Students have been protesting on university campuses across Australia for several weeks now, calling on their institutions to cut ties with weapons manufacturers supplying arms to Israel. Some have noted their intention to stay for months if necessary.
So far, these protests have been largely peaceful. But there have been concerns about student safety. And universities have become increasingly concerned about some of the terms used by some protesters.
Last week, some university leaders sought advice from Attorney-General Mark Dreyfus about whether they should act to remove protesters (Dreyfus replied that he did not provide legal advice).
Police in Victoria have also expressed concerns about the camps escalating into violence.
This raises important legal questions: what does the law say about protests at universities and at what point could either the police or university authorities remove protesters from their campuses?
Freedom of speech and the right to protest
The right to protest – made up of the freedom of speech and assembly – is a central component of a functioning democracy.
Australian universities are a part of this structure as they are established to facilitate learning, knowledge and debate. Additionally, many universities recognise they should promote critical and free enquiry, informed intellectual discourse and public debate.
Most universities in Australia are public institutions and campuses are open to the public. So students and non-students are permitted on university land to protest.
However, the right to protest is also subject to limitations in human rights law. First, the right to protest is limited to peaceful assemblies.
The United Nations has clarified that the right of peaceful assembly cannot be exercised using violence. This includes acts such as physical force against others that is likely to result in injury or death or serious damage to property.
What about hate speech?
But what about the use of hate speech on campuses? Would this be grounds for closing down the protests? There has been concern about the use of terms such as “intifada” during the protests and phrases such as “from the river to the sea”.
In my view, it would be unlawful under human rights law to close down an entire protest simply on the basis that some protesters are using that language.
Human rights law requires limitations on protests to be reasonable and proportionate. Removing entire encampments could be considered a disproportionate response in this case.
How could individuals respond?
Some Jewish students say they do not feel safe on campuses where these protests are happening.

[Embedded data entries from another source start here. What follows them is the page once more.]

template <int P, bool UNIT_S>
#ifndef OCT_WAVES
#define OCT_WAVES 3
#endif
__global__ void __launch_bounds__(64, P == 8 ? OCT_WAVES : 2)
    demux_oct_kernel(const row_chunk* __restrict__ chunks, int n_chunks, const quad_entry* __restrict__ qent,
                     const uint2* __restrict__ orec, const int64_t* __restrict__ unit_ptr,
                     const int32_t* __restrict__ chunk_nlin,
                     const int32_t* __restrict__ order, const uint8_t* __restrict__ reads,
                     const double* __restrict__ gpo, const double* __restrict__ gmo,
                     const double* __restrict__ gp0s, int32_t S_dummy, const double* __restrict__ lut_g,
                     const int32_t* __restrict__ chunk_pos, double* __restrict__ part_m, int32_t* __restrict__ part_e) {
  __shared__ double lut[384];
  __shared__ __align__(16) double ablut[O_NLUT * 4];
  using G = og<P>;
  constexpr int ON_ACC = G::N_ACC, O_SLOTS = G::SLOTS, O_BATCH = G::BATCH, O_SLOT_STRIDE = G::SLOT_STRIDE;
  constexpr int O_ACC_AB = G::ACC_AB, O_ACC_F_AB = G::ACC_F_AB, O_ACC_F_AA = G::ACC_F_AA, O_ACC_F_BB = G::ACC_F_BB;
  __shared__ __align__(16) double pgs[O_SLOTS * O_SLOT_STRIDE];
  __shared__ int32_t snps[64], snps_nx[64];

  const int lane = threadIdx.x;
  const int p = G::pos(lane);
  const int slot = G::slot(lane);
  for (int i = lane; i < 384; i += 64) lut[i] = lut_g[i];
  for (int i = lane; i < O_NLUT; i += 64) {
    const uint32_t bq = (uint32_t)i & 0x3f;
    const bool ref = (i >> 6) == 0;
    const double e3 = lut_g[256 + bq], mt = lut_g[128 + bq];
    const double pR = ref ? mt : e3, pA = ref ? e3 : mt;
    const double mx = fmax(pR, pA);
    double x = __builtin_amdgcn_rcp(mx);
    x = fma(x, fma(-mx, x, 1.0), x);
    x = fma(x, fma(-mx, x, 1.0), x);
    const double cc = 1.0 / (1.0 + 1e-10);
    const double sc = cc * x, tt = 1e-10 * cc;
    const bool none = i == O_NLUT - 1;
    const double B = none ? 0.0 : (pA - pR) * (0.25 * sc);
    ablut[4 * i] = none ? 1.0 : fma(pR, sc, tt);
    ablut[4 * i + 1] = B;
    ablut[4 * i + 2] = B + B;
    ablut[4 * i + 3] = 0.0;
  }
  __syncthreads();

  const int unit = xcd_swizzle(blockIdx.x, gridDim.x >> 3);
  const int wq = unit * O_SLOTS + slot;
  const uint32_t p16 = (uint32_t)p * 16u;
  const int q = wq < n_chunks ? (order ? order[wq] : wq) : n_chunks;
  int64_t e0 = 0;
  int len = 0;
  int32_t qpos = 0;
  if (q < n_chunks) {
    e0 = chunks[q].e0;
    len = chunks[q].len;
    qpos = chunk_pos[q];
  }
  const int nl = (chunk_nlin && q < n_chunks) ? chunk_nlin[q] : 0;
  const int nLmax = wave_max_i32(nl);
  const int ngmax = wave_max_i32(len - nl);
  const int nb = (ngmax + O_BATCH - 1) / O_BATCH;

  double acc[ON_ACC];
  int32_t exs[ON_ACC];
#pragma unroll
  for (int a = 0; a < ON_ACC; ++a) {
    acc[a] = 1.0;
    exs[a] = 0;
  }
  double accW[2] = {1.0, 1.0};
  int32_t exW[2] = {0, 0};
  double accH = 1.0;
  int32_t exH = 0;

  auto renorm = [&]() __attribute__((always_inline)) {
#pragma unroll
    for (int a = 0; a < ON_ACC; ++a) prodacc_renorm(acc[a], exs[a]);
    prodacc_renorm(accW[0], exW[0]);
    prodacc_renorm(accW[1], exW[1]);
    prodacc_renorm(accH, exH);
  };

  if (nLmax > 0) {
    struct rowl_t {
      double sa, ra, sb, rb;
    };
    auto load_rowl = [&](rowl_t& R, uint32_t row_off) __attribute__((always_inline)) {
      if (UNIT_S) {
        const double2 v = *reinterpret_cast<const double2*>(reinterpret_cast<const char*>(gmo) + (size_t)((row_off >> 1) + p16));
        R.sa = R.sb = 1.0;
        R.ra = v.x;
        R.rb = v.y;
        return;
      }
      const double2* pc = reinterpret_cast<const double2*>(reinterpret_cast<const char*>(gmo) + (size_t)(row_off + p16));
      const double2 va = pc[0], vb = pc[P];
      R.sa = va.x;
      R.ra = va.y;
      R.sb = vb.x;
      R.rb = vb.y;
    };
    const uint2* lr = orec + unit_ptr[unit] + slot;
    struct ab_t {
      double A, B, B2;
    };
    auto ab_of = [&](const uint2& rc) __attribute__((always_inline)) {
      const double* t = reinterpret_cast<const double*>(reinterpret_cast<const char*>(ablut) + rc.y);
      const double2 v = *reinterpret_cast<const double2*>(t);
      return ab_t{v.x, v.y, t[2]};
    };
    auto sweepL = [&](const rowl_t& R, const ab_t& ab) __attribute__((always_inline)) {
      const double A = ab.A, B = ab.B, B2 = ab.B2;
      if (!UNIT_S) {
        accW[0] *= R.sa;
        accW[1] *= R.sb;
      }
      acc[G::acc_single(0)] *= fma(B2, R.ra, A);
      acc[G::acc_single(1)] *= fma(B2, R.rb, A);
      const double Xa = fma(B, R.ra, A), Xb = fma(B, R.rb, A);
      acc[O_ACC_AB] *= fma(B, R.rb, Xa);
      wave_for<1, G::NROT + 1>([&](auto tc) {
        constexpr int t = decltype(tc)::value;
        const double Pa = dpp_rot<G::ror(t)>(R.ra), Pb = dpp_rot<G::ror(t)>(R.rb);
        acc[G::acc_rot(t, 0, 0)] *= fma(B, Pa, Xa);
        acc[G::acc_rot(t, 0, 1)] *= fma(B, Pb, Xa);
        acc[G::acc_rot(t, 1, 0)] *= fma(B, Pa, Xb);
        acc[G::acc_rot(t, 1, 1)] *= fma(B, Pb, Xb);
      });
      {
        const double Pa = dpp_rot<G::ror(P / 2)>(R.ra), Pb = dpp_rot<G::ror(P / 2)>(R.rb);
        acc[O_ACC_F_AB] *= fma(B, Pb, Xa);
        acc[O_ACC_F_AA] *= fma(B, Pa, Xa);
        acc[O_ACC_F_BB] *= fma(B, Pb, Xb);
      }
    };
    auto step = [&](int i, const rowl_t& Rc, rowl_t& Rnn, const ab_t& abc, ab_t& abn, uint2& rc0, const uint2& rc1,
                    const uint2& rc2) __attribute__((always_inline)) {
      rc0 = lr[(i + 3) * O_SLOTS];
      abn = ab_of(rc1);
      load_rowl(Rnn, rc2.x);
      __builtin_amdgcn_sched_barrier(0);
      sweepL(Rc, abc);
      __builtin_amdgcn_sched_barrier(0);
    };
    rowl_t L0, L1, L2;
    ab_t ab0, ab1, ab2;
    uint2 ra = lr[0], rb = lr[O_SLOTS], rc = lr[2 * O_SLOTS];
    load_rowl(L0, ra.x);
    load_rowl(L1, rb.x);
    ab0 = ab_of(ra);
    int since = 0;
    for (int i = 0; i < nLmax; i += 3) {
      step(i, L0, L2, ab0, ab1, ra, rb, rc);
      step(i + 1, L1, L0, ab1, ab2, rb, rc, ra);
      step(i + 2, L2, L1, ab2, ab0, rc, ra, rb);
      if (++since == 10) {
        since = 0;
        renorm();
      }
    }
    renorm();
  }

  if (nb > 0) {
    const int last = len > 0 ? len - 1 : 0;
    auto fetch_meta = [&](int b) __attribute__((always_inline)) {
      const int idx = nl + b * O_BATCH + p;
      return qent[e0 + (idx < last ? idx : last)];
    };
    auto snp_of = [&](const quad_entry& r, int b) __attribute__((always_inline)) { return (nl + b * O_BATCH + p < len) ? r.snp : -1; };
    quad_entry precA = fetch_meta(0), precB = fetch_meta(1);
    double hs_cur = gp0s[precA.snp];

    struct row_t {
      double a[3], b[3];
    };
    auto load_row = [&](row_t& R, int32_t s) __attribute__((always_inline)) {
      const double2* pc = reinterpret_cast<const double2*>(gpo + (size_t)s * G::TROW) + p;
      const double2 v0 = pc[0], v1 = pc[P], v2 = pc[2 * P];
      R.a[0] = v0.x;
      R.a[1] = v0.y;
      R.a[2] = v1.x;
      R.b[0] = v1.y;
      R.b[1] = v2.x;
      R.b[2] = v2.y;
    };

    auto phase1 = [&](int b) __attribute__((always_inline)) {
      const int32_t sa = snp_of(precA, b);
      const int32_t s = (hs_cur >= 0.0) ? sa : -1;
      const double hs_out = (s >= 0) ? hs_cur : 1.0;
      const int64_t r0 = precA.r0, r1 = (int64_t)precA.r0 + precA.nreads;
      const uint32_t first4 = precA.first4;
      precA = precB;
      precB = fetch_meta(b + 2);
      hs_cur = gp0s[precA.snp];
      double q0[3], q1[5];
      {
        double pRk[4], pAk[4];
        const uint32_t nr = (s >= 0) ? (uint32_t)(r1 - r0) : 0u;
#pragma unroll
        for (int k = 0; k < 4; ++k) {
          const uint32_t bb = (first4 >> (8 * k)) & 0xffu;
          const uint32_t bq = bb & 0x7f;
          const double e3 = lut[256 + bq], mt = lut[128 + bq];
          const bool use = (uint32_t)k < nr && bb != MUXGL_READ_OTHER;
          const bool ref = (bb >> 7) == 0;
          pRk[k] = use ? (ref ? mt : e3) : 1.0;
          pAk[k] = use ? (ref ? e3 : mt) : 1.0;
        }
        {
          const double d = pAk[0] - pRk[0];
          const double mid = fma(d, 0.5, pRk[0]);
          q0[0] = pRk[0];
          q0[1] = mid;
          q0[2] = pAk[0];
          q1[0] = pRk[0];
          q1[1] = fma(d, 0.25, pRk[0]);
          q1[2] = mid;
          q1[3] = fma(d, 0.75, pRk[0]);
          q1[4] = pAk[0];
        }
#pragma unroll
        for (int k = 1; k < 4; ++k) {
          const double d = pAk[k] - pRk[k];
          const double mid = fma(d, 0.5, pRk[k]);
          q0[0] *= pRk[k];
          q0[1] *= mid;
          q0[2] *= pAk[k];
          q1[0] *= pRk[k];
          q1[1] *= fma(d, 0.25, pRk[k]);
          q1[2] *= mid;
          q1[3] *= fma(d, 0.75, pRk[k]);
          q1[4] *= pAk[k];
        }
        if (nr > 4) {
          int since = 4;
          for (int64_t rr = r0 + 4; rr < r1; ++rr) {
            const uint32_t bb = (uint32_t)reads[rr];
            if (bb == MUXGL_READ_OTHER) continue;
            const uint32_t al = bb >> 7, bq = bb & 0x7f;
            const double e3 = lut[256 + bq], mt = lut[128 + bq];
            const double pR = (al == 0) ? mt : e3, pA = (al == 0) ? e3 : mt;
            const double d = pA - pR;
            const double mid = fma(d, 0.5, pR);
            q0[0] *= pR;
            q0[1] *= mid;
            q0[2] *= pA;
            q1[0] *= pR;
            q1[1] *= fma(d, 0.25, pR);
            q1[2] *= mid;
            q1[3] *= fma(d, 0.75, pR);
            q1[4] *= pA;
            if (++since >= 32) {
              since = 0;
              double mx = fmax(fmax(q0[0], q0[1]), q0[2]);
#pragma unroll
              for (int t = 0; t < 5; ++t) mx = fmax(mx, q1[t]);
              const double inv = 1.0 / mx;
#pragma unroll
              for (int l = 0; l < 3; ++l) q0[l] *= inv;
#pragma unroll
              for (int t = 0; t < 5; ++t) q1[t] *= inv;
            }
          }
        }
        double mx = fmax(fmax(q0[0], q0[1]), q0[2]);
#pragma unroll
        for (int t = 0; t < 5; ++t) mx = fmax(mx, q1[t]);
        double x = __builtin_amdgcn_rcp(mx);
        x = fma(x, fma(-mx, x, 1.0), x);
        x = fma(x, fma(-mx, x, 1.0), x);
        const double cc = 1.0 / (1.0 + 1e-10);
        const double sc = (s >= 0) ? cc * x : 1.0, tt = (s >= 0) ? 1e-10 * cc : 0.0;
#pragma unroll
        for (int l = 0; l < 3; ++l) q0[l] = fma(q0[l], sc, tt);
#pragma unroll
        for (int t = 0; t < 5; ++t) q1[t] = fma(q1[t], sc, tt);
      }
      double* dst = pgs + slot * O_SLOT_STRIDE + p * 8;
      dst[0] = q0[0];
      dst[1] = q0[1];
      dst[2] = q0[2];
#pragma unroll
      for (int t = 0; t < 5; ++t) dst[3 + t] = q1[t];
      pgs[slot * O_SLOT_STRIDE + 8 * P + p] = hs_out;
      snps[slot * P + p] = (s >= 0) ? s : S_dummy;
      const int32_t sn = snp_of(precA, b + 1);
      snps_nx[slot * P + p] = (sn >= 0) ? sn : S_dummy;
    };

    auto sweep_entry = [&](const row_t& R, int i) __attribute__((always_inline)) {
      const double* qq = pgs + slot * O_SLOT_STRIDE + i * 8;
      const double a0 = qq[0], a1 = qq[1], a2 = qq[2];
      const double b0 = qq[3], b1 = qq[4], b2 = qq[5], b3 = qq[6], b4 = qq[7];
      if (!UNIT_S) accH *= pgs[slot * O_SLOT_STRIDE + 8 * P + i];
      acc[G::acc_single(0)] *= fma(R.a[2], a2, fma(R.a[1], a1, R.a[0] * a0));
      acc[G::acc_single(1)] *= fma(R.b[2], a2, fma(R.b[1], a1, R.b[0] * a0));
      double ua[3], ub[3];
      ua[0] = fma(R.a[2], b2, fma(R.a[1], b1, R.a[0] * b0));
      ua[1] = fma(R.a[2], b3, fma(R.a[1], b2, R.a[0] * b1));
      ua[2] = fma(R.a[2], b4, fma(R.a[1], b3, R.a[0] * b2));
      ub[0] = fma(R.b[2], b2, fma(R.b[1], b1, R.b[0] * b0));
      ub[1] = fma(R.b[2], b3, fma(R.b[1], b2, R.b[0] * b1));
      ub[2] = fma(R.b[2], b4, fma(R.b[1], b3, R.b[0] * b2));
      auto dot = [](const double* g, const double* u) { return fma(g[2], u[2], fma(g[1], u[1], g[0] * u[0])); };
      acc[O_ACC_AB] *= dot(R.b, ua);
      wave_for<1, G::NROT + 1>([&](auto tc) {
        constexpr int t = decltype(tc)::value;
        double Pa[3], Pb[3];
        Pa[0] = dpp_rot<G::ror(t)>(R.a[0]);
        Pa[1] = dpp_rot<G::ror(t)>(R.a[1]);
        Pa[2] = dpp_rot<G::ror(t)>(R.a[2]);
        Pb[0] = dpp_rot<G::ror(t)>(R.b[0]);
        Pb[1] = dpp_rot<G::ror(t)>(R.b[1]);
        Pb[2] = dpp_rot<G::ror(t)>(R.b[2]);
        acc[G::acc_rot(t, 0, 0)] *= dot(Pa, ua);
        acc[G::acc_rot(t, 0, 1)] *= dot(Pb, ua);
        acc[G::acc_rot(t, 1, 0)] *= dot(Pa, ub);
        acc[G::acc_rot(t, 1, 1)] *= dot(Pb, ub);
      });
      {
        constexpr int CF = G::ror(P / 2);
        double Pa[3], Pb[3];
        Pa[0] = dpp_rot<CF>(R.a[0]);
        Pa[1] = dpp_rot<CF>(R.a[1]);
        Pa[2] = dpp_rot<CF>(R.a[2]);
        Pb[0] = dpp_rot<CF>(R.b[0]);
        Pb[1] = dpp_rot<CF>(R.b[1]);
        Pb[2] = dpp_rot<CF>(R.b[2]);
        acc[O_ACC_F_AB] *= dot(Pb, ua);
        acc[O_ACC_F_AA] *= dot(Pa, ua);
        acc[O_ACC_F_BB] *= dot(Pb, ub);
      }
    };

    auto batch = [&](int b, row_t& X, row_t& Y, row_t& Z) __attribute__((always_inline)) {
      phase1(b);
      __syncthreads();
      const int32_t* sn = snps + slot * P;
      const int32_t* sx = snps_nx + slot * P;
      const int lim = (b == nb - 1) ? ngmax - b * O_BATCH : O_BATCH;
      auto set = [&](auto ic) __attribute__((always_inline)) -> row_t& {
        constexpr int i = decltype(ic)::value % 3;
        if constexpr (i == 0) return X;
        else if constexpr (i == 1) return Y;
        else return Z;
      };
      bool go = true;
      wave_for<0, P>([&](auto ec) {
        constexpr int e = decltype(ec)::value;
        if (!go) return;
        load_row(set(std::integral_constant<int, e + 2>{}), e + 2 < P ? sn[e + 2 < P ? e + 2 : 0] : sx[e + 2 - P < 0 ? 0 : e + 2 - P]);
        __builtin_amdgcn_sched_barrier(0);
        sweep_entry(set(ec), e);
        __builtin_amdgcn_sched_barrier(0);
        if (lim <= e + 1) go = false;
      });
      if (P == 16 || (b & 1)) renorm();
      __syncthreads();
    };

    row_t R0, R1, R2;
    snps_nx[slot * P + p] = (snp_of(precA, 0) >= 0) ? precA.snp : S_dummy;
    __syncthreads();
    load_row(R0, snps_nx[slot * P + 0]);
    load_row(R1, snps_nx[slot * P + 1]);
    __syncthreads();
    for (int b = 0; b < nb; b += 3) {
      batch(b, R0, R1, R2);
      if (b + 1 >= nb) break;
      if (P == 8) batch(b + 1, R2, R0, R1);
      else batch(b + 1, R1, R2, R0);
      if (b + 2 >= nb) break;
      if (P == 8) batch(b + 2, R1, R2, R0);
      else batch(b + 2, R2, R0, R1);
    }
    renorm();
  }

  {
    int32_t exa[ON_ACC];
    const double wa = accW[0], wb = accW[1];
    const int32_t ea = exW[0], eb = exW[1];
    const int src0 = G::lane0(lane);
    const double W0 = __shfl(wa, src0, 64) * accH;
    const int32_t e0w = __shfl(ea, src0, 64) + exH;
    acc[G::acc_single(0)] *= wa * W0;
    exa[G::acc_single(0)] = ea + e0w;
    acc[G::acc_single(1)] *= wb * W0;
    exa[G::acc_single(1)] = eb + e0w;
    acc[O_ACC_AB] *= wa * wb;
    exa[O_ACC_AB] = ea + eb;
    wave_for<1, G::NROT + 1>([&](auto tc) {
      constexpr int T = decltype(tc)::value, CTRL = G::ror(T);
      const double pa = dpp_rot<CTRL>(wa), pb = dpp_rot<CTRL>(wb);
      const int32_t qa = __builtin_amdgcn_mov_dpp(ea, CTRL, 0xF, 0xF, false);
      const int32_t qb = __builtin_amdgcn_mov_dpp(eb, CTRL, 0xF, 0xF, false);
      acc[G::acc_rot(T, 0, 0)] *= wa * pa;
      exa[G::acc_rot(T, 0, 0)] = ea + qa;
      acc[G::acc_rot(T, 0, 1)] *= wa * pb;
      exa[G::acc_rot(T, 0, 1)] = ea + qb;
      acc[G::acc_rot(T, 1, 0)] *= wb * pa;
      exa[G::acc_rot(T, 1, 0)] = eb + qa;
      acc[G::acc_rot(T, 1, 1)] *= wb * pb;
      exa[G::acc_rot(T, 1, 1)] = eb + qb;
    });
    {
      constexpr int CF = G::ror(P / 2);
      const double pa = dpp_rot<CF>(wa), pb = dpp_rot<CF>(wb);
      const int32_t qa = __builtin_amdgcn_mov_dpp(ea, CF, 0xF, 0xF, false);
      const int32_t qb = __builtin_amdgcn_mov_dpp(eb, CF, 0xF, 0xF, false);
      acc[O_ACC_F_AB] *= wa * pb;
      exa[O_ACC_F_AB] = ea + qb;
      acc[O_ACC_F_AA] *= wa * pa;
      exa[O_ACC_F_AA] = ea + qa;
      acc[O_ACC_F_BB] *= wb * pb;
      exa[O_ACC_F_BB] = eb + qb;
    }
    if (q < n_chunks) {
#pragma unroll
      for (int a = 0; a < ON_ACC; ++a) {
        int e;
        const double m = frexp(acc[a], &e);
        part_m[((size_t)qpos * ON_ACC + a) * P + p] = m;
        part_e[((size_t)qpos * ON_ACC + a) * P + p] = exs[a] + e + exa[a];
      }
    }
  }
}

Individuals can lodge complaints to federal and state human rights commissions about the use of hate speech.
For example, section 18C of the federal Racial Discrimination Act makes it unlawful as a civil matter to “offend, insult, humiliate or intimidate” a person in public on grounds of their race, colour, national origin or ethnicity.
Individuals can make a complaint to the Australian Human Rights Commission, which will investigate the allegation and conduct a conciliation process.

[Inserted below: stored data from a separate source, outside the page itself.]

@@ -676,25 +693,29 @@
 template <int R, int MM, int U, int XM, int FL = 0, bool SYNC = false>
 __device__ __forceinline__ void gemv_rows_block(const bf16* __restrict__ W, const bf16* __restrict__ X, const LnArgs& ln,
                                                 const AttnParts& pa, int M, int N, int K, const Epi& ep, int bid,
-                                                char* smem, unsigned* wait, unsigned target) {
+                                                int nw, char* smem, unsigned* wait, unsigned target) {
   if constexpr (!SYNC) wait = nullptr;
   constexpr bool LN = XM == X_LN;
   BS_STAMP(0);
   float* scratch = reinterpret_cast<float*>(smem);
   bf16* xs = reinterpret_cast<bf16*>(smem + 256);
-  const int lane = threadIdx.x & 63, w = threadIdx.x >> 6, nw = blockDim.x >> 6;
+  const int lane = threadIdx.x & 63, w = threadIdx.x >> 6, nthreads = nw * 64;
   const int n0 = (bid * nw + w) * R;
   const bf16* wr[R];
 #pragma unroll
   for (int r = 0; r < R; r++) wr[r] = W + (size_t)min(n0 + r, N - 1) * K;
-  const int er = lane / MM, em = lane % MM;
-  const EpiPre pre = epi_prefetch<bf16>(ep, em, n0 + er, lane < R * MM && em < M && n0 + er < N);
   float4 xv[LN ? MM : 1][4];
   float xc[LN ? MM : 1];
   uint2 gb[4][2];
   if constexpr (LN) {
     if (threadIdx.x < 256) ln_rows_load<MM>(ln, M, K, xv, xc, gb);
   }
+  asm volatile("" ::: "memory");
+  kernarg_pin(ep.kind, ep.bias, ep.resid, ep.ldo, ep.seq, ep.past_dev, ep.past);
+  if constexpr (XM == X_EMB) kernarg_pin(ln.ids, ln.emb_g, ln.emb_b);
+  if constexpr (XM == X_PARTS) kernarg_pin(pa.acc, pa.ml, pa.nsplit, pa.n_head, pa.head_dim, pa.max_chunks, pa.slot);
+  const int er = lane / MM, em = lane % MM;
+  const EpiPre pre = epi_prefetch<bf16>(ep, em, n0 + er, lane < R * MM && em < M && n0 + er < N);
   int eid[XM == X_EMB ? MM : 1];
   uint2 egb[4][2];
   if constexpr (XM == X_EMB) emb_rows_prefetch<MM>(ln, M, K, eid, egb, gb);
@@ -713,7 +734,7 @@
     if (!wait) {
 #pragma unroll
       for (int it = 0; it < kPartsPre; it++) {
-        const int g = min((int)threadIdx.x + it * (int)blockDim.x, ngroups - 1);
+        const int g = min((int)threadIdx.x + it * nthreads, ngroups - 1);
         attn_parts_load(pa, g / kq, (g % kq) * 4, pld1, pld4, pr[it]);
       }
     }
@@ -748,7 +769,7 @@
       __syncthreads();
 #pragma unroll
       for (int it = 0; it < kPartsPre; it++) {
-        const int g = min((int)threadIdx.x + it * (int)blockDim.x, ngroups - 1);
+        const int g = min((int)threadIdx.x + it * nthreads, ngroups - 1);
         attn_parts_load(pa, g / kq, (g % kq) * 4, pld1, pld4, pr[it]);
       }
     }
@@ -763,10 +784,10 @@
     };
 #pragma unroll
     for (int it = 0; it < kPartsPre; it++) {
-      const int g = threadIdx.x + it * blockDim.x;
+      const int g = threadIdx.x + it * nthreads;
       if (g < ngroups) put(g, pr[it]);
     }
-    for (int g = threadIdx.x + kPartsPre * blockDim.x; g < ngroups; g += blockDim.x) {
+    for (int g = threadIdx.x + kPartsPre * nthreads; g < ngroups; g += nthreads) {
       PartsRegs r;
       attn_parts_load(pa, g / kq, (g % kq) * 4, pld1, pld4, r);
       put(g, r);
@@ -851,10 +872,14 @@
 }
 
 template <int R, int MM, int U, int XM, int FL = 0, int LB = 256>
-__global__ __launch_bounds__(LB) void gemv_rows_kernel(const bf16* __restrict__ W, const bf16* __restrict__ X,
-                                                         LnArgs ln, AttnParts pa, int M, int N, int K, Epi ep) {
+__global__ __launch_bounds__(LB) void gemv_rows_kernel(const bf16* __restrict__ W, const bf16* __restrict__ X, int M,
+                                                         int N, int K, int nw, const float* __restrict__ lnx,
+                                                         int ln_stride, int ln_offset, const bf16* __restrict__ lng,
+                                                         const bf16* __restrict__ lnb, LnArgs ln, AttnParts pa,
+                                                         Epi ep) {
   extern __shared__ __attribute__((aligned(16))) char smem[];
-  gemv_rows_block<R, MM, U, XM, FL>(W, X, ln, pa, M, N, K, ep, blockIdx.x, smem, nullptr, 0u);
+  ln.x = lnx; ln.row_stride = ln_stride; ln.row_offset = ln_offset; ln.gamma = lng; ln.beta = lnb;
+  gemv_rows_block<R, MM, U, XM, FL>(W, X, ln, pa, M, N, K, ep, blockIdx.x, nw, smem, nullptr, 0u);
 }
 
 __device__ __forceinline__ void q8x16_to_bf16(const u32x4v raw, bf16x8& lo, bf16x8& hi) {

But it does not constitute a criminal offence, which would be grounds to remove the entire protest.
How could police respond?
The powers of police to deal with protests is governed by different state and territory laws. But, generally, police have powers to deal with breaches of the peace and other public disorders.
For instance, in New South Wales, police have special powers to respond to “a riot or other civil disturbance that gives rise to a serious risk to public safety”. Criminal offences such as property damage, assault and physical violence would also allow the police to intervene. So, police could intervene in the protests when criminal acts are taking place.
However, the police would still be expected to react with a proportionate response, and criminal offences by a few protesters would not warrant the removal of the entire encampment.
On top of this, police in the Australian Capital Territory, Victoria and Queensland would be required to consider the human rights charters that exist in those jurisdictions.
At what point could universities limit the protests?
The power of universities to intervene is more complicated. This is because Australian public universities are established under federal and state legislation and so they are not wholly private institutions. This means they are not free to stop people coming onto their property in the same way that a private company is.
But as a place of work, they also have legal obligations to ensure the safety of all people who work and study at their campuses.
In addition, most have academic freedom policies where they commit to allowing freedom of speech on campuses, as well as codes of conduct governing appropriate behaviour, which would apply to staff and students participating in the protests.
So, university heads would need to consider the complexities of all of these laws and policies in planning any intervention.
Essentially, the power of universities to intervene would depend on the nature of the protests.
For example, if the protests are disrupting classes or exams, this would not be grounds to remove the entire encampment, but may empower the university to ask the protesters to move to an area that is less disruptive. Importantly, universities in the ACT, Victoria and Queensland would be obliged to act in accordance with their human rights charters and not act disproportionately when dealing with protesters.
On a practical level, given the numbers of protesters involved, universities would probably need police to help disperse them. They do have university security, but not at the levels required to move protesters safely.
So, if there is going to be any limitation or removal of the protests in a lawful manner, it needs to happen only where necessary, reasonable and proportionate to do so.